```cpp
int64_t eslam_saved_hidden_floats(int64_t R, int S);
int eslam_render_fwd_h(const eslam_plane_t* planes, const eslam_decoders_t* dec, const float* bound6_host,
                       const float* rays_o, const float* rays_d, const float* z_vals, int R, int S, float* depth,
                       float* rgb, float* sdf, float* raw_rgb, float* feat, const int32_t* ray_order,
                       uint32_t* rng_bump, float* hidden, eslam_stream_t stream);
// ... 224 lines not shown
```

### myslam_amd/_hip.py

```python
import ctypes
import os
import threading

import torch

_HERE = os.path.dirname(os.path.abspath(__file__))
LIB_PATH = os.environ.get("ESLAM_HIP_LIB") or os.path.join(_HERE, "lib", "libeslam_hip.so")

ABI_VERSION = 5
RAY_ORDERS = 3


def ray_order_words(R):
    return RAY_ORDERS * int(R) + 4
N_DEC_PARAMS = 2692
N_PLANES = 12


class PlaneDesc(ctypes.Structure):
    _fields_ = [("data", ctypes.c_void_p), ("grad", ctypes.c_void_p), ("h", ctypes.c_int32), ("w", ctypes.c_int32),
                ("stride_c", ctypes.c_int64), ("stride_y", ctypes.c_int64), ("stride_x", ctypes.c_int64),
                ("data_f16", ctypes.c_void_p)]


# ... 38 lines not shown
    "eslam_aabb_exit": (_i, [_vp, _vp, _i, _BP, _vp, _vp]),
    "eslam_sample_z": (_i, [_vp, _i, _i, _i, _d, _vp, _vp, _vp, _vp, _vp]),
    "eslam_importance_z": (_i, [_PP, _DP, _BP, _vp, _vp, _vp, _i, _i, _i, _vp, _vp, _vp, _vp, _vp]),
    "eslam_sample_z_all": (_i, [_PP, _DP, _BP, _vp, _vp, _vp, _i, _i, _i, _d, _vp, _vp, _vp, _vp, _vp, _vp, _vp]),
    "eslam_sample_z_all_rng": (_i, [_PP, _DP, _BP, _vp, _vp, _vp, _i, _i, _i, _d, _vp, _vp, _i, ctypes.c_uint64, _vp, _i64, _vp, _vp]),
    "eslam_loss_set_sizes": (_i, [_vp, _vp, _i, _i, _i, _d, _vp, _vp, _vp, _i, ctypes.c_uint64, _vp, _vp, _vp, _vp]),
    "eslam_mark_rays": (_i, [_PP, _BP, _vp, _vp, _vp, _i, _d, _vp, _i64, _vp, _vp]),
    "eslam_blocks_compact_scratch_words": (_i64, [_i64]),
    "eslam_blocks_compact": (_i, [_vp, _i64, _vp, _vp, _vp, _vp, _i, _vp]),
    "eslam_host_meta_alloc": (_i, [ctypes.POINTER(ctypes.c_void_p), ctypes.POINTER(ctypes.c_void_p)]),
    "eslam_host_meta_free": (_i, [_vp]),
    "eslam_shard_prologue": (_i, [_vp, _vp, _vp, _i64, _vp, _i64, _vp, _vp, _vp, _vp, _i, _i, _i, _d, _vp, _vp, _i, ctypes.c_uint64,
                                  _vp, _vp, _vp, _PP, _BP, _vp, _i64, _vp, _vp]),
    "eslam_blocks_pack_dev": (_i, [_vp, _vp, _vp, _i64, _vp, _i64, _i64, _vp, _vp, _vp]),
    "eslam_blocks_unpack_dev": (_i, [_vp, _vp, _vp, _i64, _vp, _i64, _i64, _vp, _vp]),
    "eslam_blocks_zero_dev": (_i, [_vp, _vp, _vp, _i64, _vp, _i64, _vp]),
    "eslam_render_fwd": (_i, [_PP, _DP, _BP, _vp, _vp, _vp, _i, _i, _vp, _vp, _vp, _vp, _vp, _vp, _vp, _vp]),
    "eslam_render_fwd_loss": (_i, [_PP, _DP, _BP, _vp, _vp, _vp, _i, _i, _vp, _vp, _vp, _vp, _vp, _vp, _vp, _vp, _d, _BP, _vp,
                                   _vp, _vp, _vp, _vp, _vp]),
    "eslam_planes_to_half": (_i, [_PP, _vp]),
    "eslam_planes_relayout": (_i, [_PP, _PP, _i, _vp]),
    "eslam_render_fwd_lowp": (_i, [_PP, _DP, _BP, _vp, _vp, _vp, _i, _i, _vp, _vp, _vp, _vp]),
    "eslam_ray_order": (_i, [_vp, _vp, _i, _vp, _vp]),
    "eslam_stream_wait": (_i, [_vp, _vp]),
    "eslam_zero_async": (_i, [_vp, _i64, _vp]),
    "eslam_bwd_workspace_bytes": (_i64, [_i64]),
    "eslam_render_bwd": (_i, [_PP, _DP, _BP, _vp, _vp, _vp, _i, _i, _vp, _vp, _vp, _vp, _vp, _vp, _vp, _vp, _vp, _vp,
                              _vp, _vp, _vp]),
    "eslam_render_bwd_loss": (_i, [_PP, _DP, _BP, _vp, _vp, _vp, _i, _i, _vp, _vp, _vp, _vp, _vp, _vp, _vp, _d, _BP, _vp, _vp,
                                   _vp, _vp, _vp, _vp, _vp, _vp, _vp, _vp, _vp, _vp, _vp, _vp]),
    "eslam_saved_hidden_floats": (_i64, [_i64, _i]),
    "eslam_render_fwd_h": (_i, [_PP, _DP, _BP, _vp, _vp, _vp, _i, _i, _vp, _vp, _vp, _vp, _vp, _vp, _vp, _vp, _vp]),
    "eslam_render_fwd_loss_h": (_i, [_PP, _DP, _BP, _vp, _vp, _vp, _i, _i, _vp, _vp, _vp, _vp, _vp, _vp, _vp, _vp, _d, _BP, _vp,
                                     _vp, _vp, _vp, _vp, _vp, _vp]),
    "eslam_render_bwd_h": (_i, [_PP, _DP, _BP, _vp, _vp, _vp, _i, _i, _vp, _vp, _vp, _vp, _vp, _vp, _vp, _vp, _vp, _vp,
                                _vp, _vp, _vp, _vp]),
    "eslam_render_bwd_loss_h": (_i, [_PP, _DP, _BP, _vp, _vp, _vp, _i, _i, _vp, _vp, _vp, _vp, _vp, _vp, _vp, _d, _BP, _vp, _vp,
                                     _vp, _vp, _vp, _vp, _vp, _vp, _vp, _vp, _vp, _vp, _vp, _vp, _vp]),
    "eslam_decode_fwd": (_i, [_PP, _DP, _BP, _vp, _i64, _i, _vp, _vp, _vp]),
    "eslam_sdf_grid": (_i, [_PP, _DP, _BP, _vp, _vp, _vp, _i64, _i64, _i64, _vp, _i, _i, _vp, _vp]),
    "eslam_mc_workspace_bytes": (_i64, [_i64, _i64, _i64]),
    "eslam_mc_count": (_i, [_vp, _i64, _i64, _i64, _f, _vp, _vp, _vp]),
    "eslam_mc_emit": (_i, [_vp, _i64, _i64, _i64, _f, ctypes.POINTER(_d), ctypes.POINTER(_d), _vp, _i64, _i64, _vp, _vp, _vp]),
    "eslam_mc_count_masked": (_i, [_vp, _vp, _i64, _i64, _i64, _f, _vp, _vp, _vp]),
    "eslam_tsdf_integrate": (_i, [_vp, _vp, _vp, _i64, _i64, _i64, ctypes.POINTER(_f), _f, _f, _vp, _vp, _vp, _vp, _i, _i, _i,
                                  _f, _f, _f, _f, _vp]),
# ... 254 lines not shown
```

→ What this task involves
Reply with every line of the listing that has the string "path".

→ Answer section
_HERE = os.path.dirname(os.path.abspath(__file__))
LIB_PATH = os.environ.get("ESLAM_HIP_LIB") or os.path.join(_HERE, "lib", "libeslam_hip.so")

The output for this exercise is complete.